▶ **Problem details**:
Set down the complete data exactly as it appears below.
━━━━━━━━━━━━━━━━━━━━
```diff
@@ -1192,6 +1239,11 @@
         qkv, out, lse, k0, k1, index32, table = ctx.saved_tensors
         want_table = n_bins is not None and ctx.needs_input_grad[1]
         dout = dout.contiguous().float() if ctx.route.kind == "split" else _as_operand(dout, qkv.dtype)
+        if ctx.route.kind == "small":
+            dtable = torch.empty((n_bins, H), dtype=torch.float32, device=out.device) if want_table else None
+            dqkv = attention_small_bwd(qkv, None if table is None else table.contiguous(), index32, out, dout, lse, B, N, H, D, scale,
+                                       dtable=dtable)
+            return dqkv, dtable, None, None, None, None, None, None
         dqkv, slab, info = _attention_backward(ctx.route, qkv, (k0, k1), table, out, dout, lse, index32 if want_table else None, n_bins,
                                                B, N, H, D, scale)
         dtable = None
@@ -1639,11 +1691,18 @@
         keep = ctx.split_imgs if ctx.route.kind == "split" else (bias, bias_t)
         ctx.split_imgs = None
         want_table = P["table"] is not None
-        dqkv, slab, info = _attention_backward(ctx.route, qkv, keep, P["table"].detach() if want_table else None, o, do.view(B, N, Cc), lse,
-                                               index32 if want_table else None, n_bins, B, N, heads, D, scale, pair=planes)
-        if want_table:
-            t = slots["table"] = _GradSlot(P["table"], (n_bins, heads), dev)
-            relpos_bias_scatter(slab, t.out, B, heads, info, n_bins, accumulate=t.acc())
+        if ctx.route.kind == "small":
+            t = None
+            if want_table:
+                t = slots["table"] = _GradSlot(P["table"], (n_bins, heads), dev)
+            dqkv = attention_small_bwd(qkv, P["table"].detach().contiguous() if want_table else None, index32, o, do.view(B, N, Cc), lse,
+                                       B, N, heads, D, scale, dtable=t.out if t else None, accumulate=bool(t and t.acc()))
+        else:
+            dqkv, slab, info = _attention_backward(ctx.route, qkv, keep, P["table"].detach() if want_table else None, o, do.view(B, N, Cc), lse,
+                                                   index32 if want_table else None, n_bins, B, N, heads, D, scale, pair=planes)
+            if want_table:
+                t = slots["table"] = _GradSlot(P["table"], (n_bins, heads), dev)
+                relpos_bias_scatter(slab, t.out, B, heads, info, n_bins, accumulate=t.acc())
         dqkv = linear_grads("qkv", dqkv if isinstance(dqkv, Planes) else dqkv.view(M, 3 * Cc), y1, 3 * Cc, Cc, pair=True)
         dy1 = torch.empty((M, Cc), dtype=dtype, device=dev)
         gemm(DM_NN, dqkv, wq, dy1, M, Cc, 3 * Cc, lda=3 * Cc, ldb=Cc, ldc=Cc)
diff --git a/include/deepmerge_hip.h b/include/deepmerge_hip.h
--- a/include/deepmerge_hip.h
+++ b/include/deepmerge_hip.h
@@ -89,6 +89,14 @@
                                 int32_t H, int32_t D, float scale, void *stream);
 int32_t dm_attention_bwd_batch_chunks(int32_t B, int32_t N, int32_t H, int32_t dtype);
 
+int32_t dm_attention_small_ok(int32_t B, int32_t N, int32_t H, int32_t D, int32_t dtype, int32_t n_bins);
+int32_t dm_attention_small_chunks(int32_t B, int32_t N, int32_t H);
+int dm_attention_small_fwd(const void *qkv, const float *table, const int32_t *index32, void *out, float *lse, int32_t B, int32_t N,
+                           int32_t H, int32_t D, int32_t n_bins, float scale, void *stream);
+int dm_attention_small_bwd(const void *qkv, const float *table, const int32_t *index32, const int32_t *csr_pos, const int32_t *csr_off,
+                           const void *out, const void *dout, const float *lse, void *dqkv, float *partial, float *dtable,
+                           int32_t accumulate, int32_t B, int32_t N, int32_t H, int32_t D, int32_t n_bins, float scale, void *stream);
+
 int dm_relpos_bias_gather(const float *table, const int32_t *index, float *bias, float *bias_t,
                           int32_t N, int32_t H, int32_t n_bins, void *stream);
 int dm_relpos_bias_reduce(float *dbias_slab, const int32_t *positions, const int32_t *offsets, float *dtable,
```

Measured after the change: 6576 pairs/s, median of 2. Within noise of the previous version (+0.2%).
━━━━━━━━━━━━━━━━━━━━
▶ **Final answer**:
```diff
@@ -1192,6 +1239,11 @@
         qkv, out, lse, k0, k1, index32, table = ctx.saved_tensors
         want_table = n_bins is not None and ctx.needs_input_grad[1]
         dout = dout.contiguous().float() if ctx.route.kind == "split" else _as_operand(dout, qkv.dtype)
+        if ctx.route.kind == "small":
+            dtable = torch.empty((n_bins, H), dtype=torch.float32, device=out.device) if want_table else None
+            dqkv = attention_small_bwd(qkv, None if table is None else table.contiguous(), index32, out, dout, lse, B, N, H, D, scale,
+                                       dtable=dtable)
+            return dqkv, dtable, None, None, None, None, None, None
         dqkv, slab, info = _attention_backward(ctx.route, qkv, (k0, k1), table, out, dout, lse, index32 if want_table else None, n_bins,
                                                B, N, H, D, scale)
         dtable = None
@@ -1639,11 +1691,18 @@
         keep = ctx.split_imgs if ctx.route.kind == "split" else (bias, bias_t)
         ctx.split_imgs = None
         want_table = P["table"] is not None
-        dqkv, slab, info = _attention_backward(ctx.route, qkv, keep, P["table"].detach() if want_table else None, o, do.view(B, N, Cc), lse,
-                                               index32 if want_table else None, n_bins, B, N, heads, D, scale, pair=planes)
-        if want_table:
-            t = slots["table"] = _GradSlot(P["table"], (n_bins, heads), dev)
-            relpos_bias_scatter(slab, t.out, B, heads, info, n_bins, accumulate=t.acc())
+        if ctx.route.kind == "small":
+            t = None
+            if want_table:
+                t = slots["table"] = _GradSlot(P["table"], (n_bins, heads), dev)
+            dqkv = attention_small_bwd(qkv, P["table"].detach().contiguous() if want_table else None, index32, o, do.view(B, N, Cc), lse,
+                                       B, N, heads, D, scale, dtable=t.out if t else None, accumulate=bool(t and t.acc()))
+        else:
+            dqkv, slab, info = _attention_backward(ctx.route, qkv, keep, P["table"].detach() if want_table else None, o, do.view(B, N, Cc), lse,
+                                                   index32 if want_table else None, n_bins, B, N, heads, D, scale, pair=planes)
+            if want_table:
+                t = slots["table"] = _GradSlot(P["table"], (n_bins, heads), dev)
+                relpos_bias_scatter(slab, t.out, B, heads, info, n_bins, accumulate=t.acc())
         dqkv = linear_grads("qkv", dqkv if isinstance(dqkv, Planes) else dqkv.view(M, 3 * Cc), y1, 3 * Cc, Cc, pair=True)
         dy1 = torch.empty((M, Cc), dtype=dtype, device=dev)
         gemm(DM_NN, dqkv, wq, dy1, M, Cc, 3 * Cc, lda=3 * Cc, ldb=Cc, ldc=Cc)
diff --git a/include/deepmerge_hip.h b/include/deepmerge_hip.h
--- a/include/deepmerge_hip.h
+++ b/include/deepmerge_hip.h
@@ -89,6 +89,14 @@
                                 int32_t H, int32_t D, float scale, void *stream);
 int32_t dm_attention_bwd_batch_chunks(int32_t B, int32_t N, int32_t H, int32_t dtype);
 
+int32_t dm_attention_small_ok(int32_t B, int32_t N, int32_t H, int32_t D, int32_t dtype, int32_t n_bins);
+int32_t dm_attention_small_chunks(int32_t B, int32_t N, int32_t H);
+int dm_attention_small_fwd(const void *qkv, const float *table, const int32_t *index32, void *out, float *lse, int32_t B, int32_t N,
+                           int32_t H, int32_t D, int32_t n_bins, float scale, void *stream);
+int dm_attention_small_bwd(const void *qkv, const float *table, const int32_t *index32, const int32_t *csr_pos, const int32_t *csr_off,
+                           const void *out, const void *dout, const float *lse, void *dqkv, float *partial, float *dtable,
+                           int32_t accumulate, int32_t B, int32_t N, int32_t H, int32_t D, int32_t n_bins, float scale, void *stream);
+
 int dm_relpos_bias_gather(const float *table, const int32_t *index, float *bias, float *bias_t,
                           int32_t N, int32_t H, int32_t n_bins, void *stream);
 int dm_relpos_bias_reduce(float *dbias_slab, const int32_t *positions, const int32_t *offsets, float *dtable,
```

Measured after the change: 6576 pairs/s, median of 2. Within noise of the previous version (+0.2%).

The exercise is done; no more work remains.